What are you using for a receiver, or pre/pro? It should have bass management with a crossover setting for the LFE channel. Then send the sub out signal to the amps. PA amps not the best for HT use, but we do what we gotta do. :bigsmile:


----------



## Lucky7! (Jan 7, 2008)

bambino said:


> So i got my 2 XLS802's the other day for my subs and relized i'm gonna need a crossover to keep out the highs and don't have a clue as to what to use any reccomendations, comments and ideas would be greatly appreiciated. Thanks in advance, Bambino.


DCX



alg8er said:


> PA amps not the best for HT use


Rubbish.


----------



## jackfish (Dec 27, 2006)

http://store.hlabs.com/pk4/store.pl?view_product=9

http://store.hlabs.com/pk4/store.pl?section=12

http://store.hlabs.com/pk4/store.pl?section=9


----------



## bambino (Feb 21, 2010)

alg8er said:


> What are you using for a receiver, or pre/pro? It should have bass management with a crossover setting for the LFE channel. Then send the sub out signal to the amps. PA amps not the best for HT use, but we do what we gotta do. :bigsmile:


A Denon 3808ci. Awesome AVR!:T


----------



## bambino (Feb 21, 2010)

jackfish said:


> http://store.hlabs.com/pk4/store.pl?view_product=9
> 
> http://store.hlabs.com/pk4/store.pl?section=12
> 
> http://store.hlabs.com/pk4/store.pl?section=9


Harrison labs, they use to and probly still do make some monster car audio amps i use to dream about.

A9X, What is the DCX?


----------



## salvasol (Oct 31, 2006)

bambino said:


> A9X, What is the DCX?


maybe  this


----------



## Lucky7! (Jan 7, 2008)

bambino said:


> A9X, What is the DCX?





salvasol said:


> maybe  this


Thanks for that.

Bambino, sorry I hang in the DIY sections most and forget others might not know this unit.


----------



## salvasol (Oct 31, 2006)

bambino said:


> So i got my 2 XLS802's the other day for my subs and relized i'm gonna need a crossover to keep out the highs and don't have a clue as to what to use any reccomendations, comments and ideas would be greatly appreiciated...

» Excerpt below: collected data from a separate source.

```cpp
__global__ __launch_bounds__(256) void splitk_reduce_kernel(const float *__restrict__ partial, int splits, int64_t total4,
                                                          float *__restrict__ out)
{
    const int64_t q = (int64_t)blockIdx.x * 256 + threadIdx.x;
    if (q >= total4) return;
    const f32x4 *p = reinterpret_cast<const f32x4 *>(partial);
    f32x4 acc = p[q];
    for (int s = 1; s < splits; ++s) acc = acc + p[(int64_t)s * total4 + q];
    reinterpret_cast<f32x4 *>(out)[q] = acc;
}

static bool wide_tiles_fill(int64_t M, int N) { return ((M + 63) / 64) * ((N + 127) / 128) >= 256; }

template <int WAVES_M, int WAVES_N, int TM, int TN, bool TA>
static int launch_kmajor(const float *A, const float *B, int64_t M, int N, int K, float *C, int splits, float *partial,
                         hipStream_t stream)
{
    constexpr int BM = WAVES_M * TM * 32, BN = WAVES_N * TN * 32;
    const int64_t bm_blocks = (M + BM - 1) / BM;
    const int bn_blocks = (N + BN - 1) / BN;
    const int64_t grid = ((bm_blocks + 7) / 8) * 8 * bn_blocks;
    if (grid > 0x7fffffffLL) return fail(LCREC_EINVAL, "linear_backward: grid too large");
    const int nk = (K + BK - 1) / BK;
    const int per = splits > 1 ? (nk + splits - 1) / splits : 1 << 30;
    TraceScope trace(BM == 64 ? K_LINEAR_64x64 : BN == 128 ? K_LINEAR_128x128 : BN == 64 ? K_LINEAR_128x64 : K_LINEAR_128x32, stream);
    hipLaunchKernelGGL((linear_fwd_kernel<WAVES_M, WAVES_N, TM, TN, true, TA, true>), dim3((unsigned)grid, (unsigned)(splits > 1 ? splits : 1)),
                       dim3(256), 0, stream, A, B, (const float *)nullptr, (const float *)nullptr, (const float *)nullptr,
                       splits > 1 ? partial : C, M, N, K, 0, bn_blocks, (int)bm_blocks, 1, per, splits > 1 ? M * (int64_t)N : (int64_t)0);
    if (splits > 1) {
        const int64_t total4 = M * (int64_t)N / 4;
        hipLaunchKernelGGL(splitk_reduce_kernel, dim3((unsigned)((total4 + 255) / 256)), dim3(256), 0, stream, partial, splits, total4, C);
    }
    return check_launch("linear_fwd_kernel (k-major operands)");
}

static int kmajor_shape(int64_t M, int N)
{
    if (N > 64) return ((M + 127) / 128) * ((N + 127) / 128) >= 512 ? 1 : (wide_tiles_fill(M, N) ? 4 : 0);
    return N > 32 ? ((M + 127) / 128 < 256 ? 0 : 2) : 3;
}

template <bool TA>
static int gemm_kmajor(const float *A, const float *B, int64_t M, int N, int K, float *C, int splits, float *partial,
                       hipStream_t stream)
{
    if constexpr (!TA) {
        if (splits <= 1 && use_s16_tiles(M, N, K))
            return launch_s16(A, B, nullptr, nullptr, nullptr, 0, C, M, N, K, true, stream);
    }
    switch (kmajor_shape(M, N)) {
    case 0: return launch_kmajor<2, 2, 1, 1, TA>(A, B, M, N, K, C, splits, partial, stream);
    case 1: return launch_kmajor<2, 2, 2, 2, TA>(A, B, M, N, K, C, splits, partial, stream);
    case 2: return launch_kmajor<4, 1, 1, 2, TA>(A, B, M, N, K, C, splits, partial, stream);
    case 4: return launch_kmajor<2, 2, 1, 2, TA>(A, B, M, N, K, C, splits, partial, stream);
    default: return launch_kmajor<4, 1, 1, 1, TA>(A, B, M, N, K, C, splits, partial, stream);
    }
}

int linear_backward_splits(int64_t n, int in_dim, int out_dim)
{
    static const int cap = [] { const char *e = getenv("LCREC_GEMM_SPLITK"); return e ? atoi(e) : 16; }();
    const int shape = kmajor_shape(out_dim, in_dim);
    const int bm = shape == 0 ? 64 : 128, bn = shape == 0 ? 64 : shape == 1 ? 128 : shape == 2 ? 64 : 32;
    const int64_t tiles = ((out_dim + bm - 1) / bm) * (int64_t)((in_dim + bn - 1) / bn);
    const int64_t nk = (n + BK - 1) / BK;
    int64_t s = 512 / (tiles > 0 ? tiles : 1);
    if (s > nk / 4) s = nk / 4;
    if (s > cap) s = cap;
    if (s < 2) return 1;
    const int64_t per = (nk + s - 1) / s;
    return (int)((nk + per - 1) / per);
}

size_t linear_backward_workspace(int64_t n, int in_dim, int out_dim)
{
    const int s = linear_backward_splits(n, in_dim, out_dim);
    return s > 1 ? (size_t)s * out_dim * in_dim * sizeof(float) : 0;
}

int linear_backward(const float *gy, const float *x, const float *W, int64_t n, int in_dim, int out_dim, float *gx, float *gw,
                    void *workspace, size_t workspace_bytes, hipStream_t stream)
{
    if (n == 0) return LCREC_OK;
    if (!gy || (gx && !W) || (gw && !x)) return fail(LCREC_EINVAL, "linear_backward: NULL pointer");
    if (n < 0 || in_dim <= 0 || out_dim <= 0) return fail(LCREC_EINVAL, "linear_backward: bad shape");
    if (in_dim % 4 != 0 || out_dim % 4 != 0)
        return fail(LCREC_EUNSUPPORTED, "linear_backward: in_dim=%d / out_dim=%d must be multiples of 4", in_dim, out_dim);
    if (((uintptr_t)gy | (uintptr_t)x | (uintptr_t)W) & 15) return fail(LCREC_EINVAL, "linear_backward: operands must be 16-byte aligned");
    const int64_t widest = in_dim > out_dim ? in_dim : out_dim;
    if ((n + 64) * widest * 4 >= (1ll << 31) || (int64_t)out_dim * in_dim * 4 >= (1ll << 31))
// ... 239 lines not shown
```

Baseline: 16.65 million items/s.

How are you connecting the XLS to your AVR??? If you're using the sub pre-out, I don't think you need an external crossover :huh:

I have a Yamaha RXV 2700, I'm using the sub preout to connect to my BKA 1000 (buttkicker amp) to power a pair of buttkickers and a DIY Sonosub.... crossover is set on the AVR to 80Hz and it works fine.

Maybe your set up is different :huh:


----------



## bambino (Feb 21, 2010)

salvasol said:


> How are you connecting the XLS to your AVR??? If you're using the sub pre-out, I don't think you need an external crossover :huh:
> 
> I have a Yamaha RXV 2700, I'm using the sub preout to connect to my BKA 1000 (buttkicker amp) to power a pair of buttkickers and a DIY Sonosub.... crossover is set on the AVR to 80Hz and it works fine.
> 
> Maybe your set up is different :huh:


I'll be using RCA to XLR adaptors.:dontknow:


----------



## bambino (Feb 21, 2010)

A9X said:


> Thanks for that.
> 
> Bambino, sorry I hang in the DIY sections most and forget others might not know this unit.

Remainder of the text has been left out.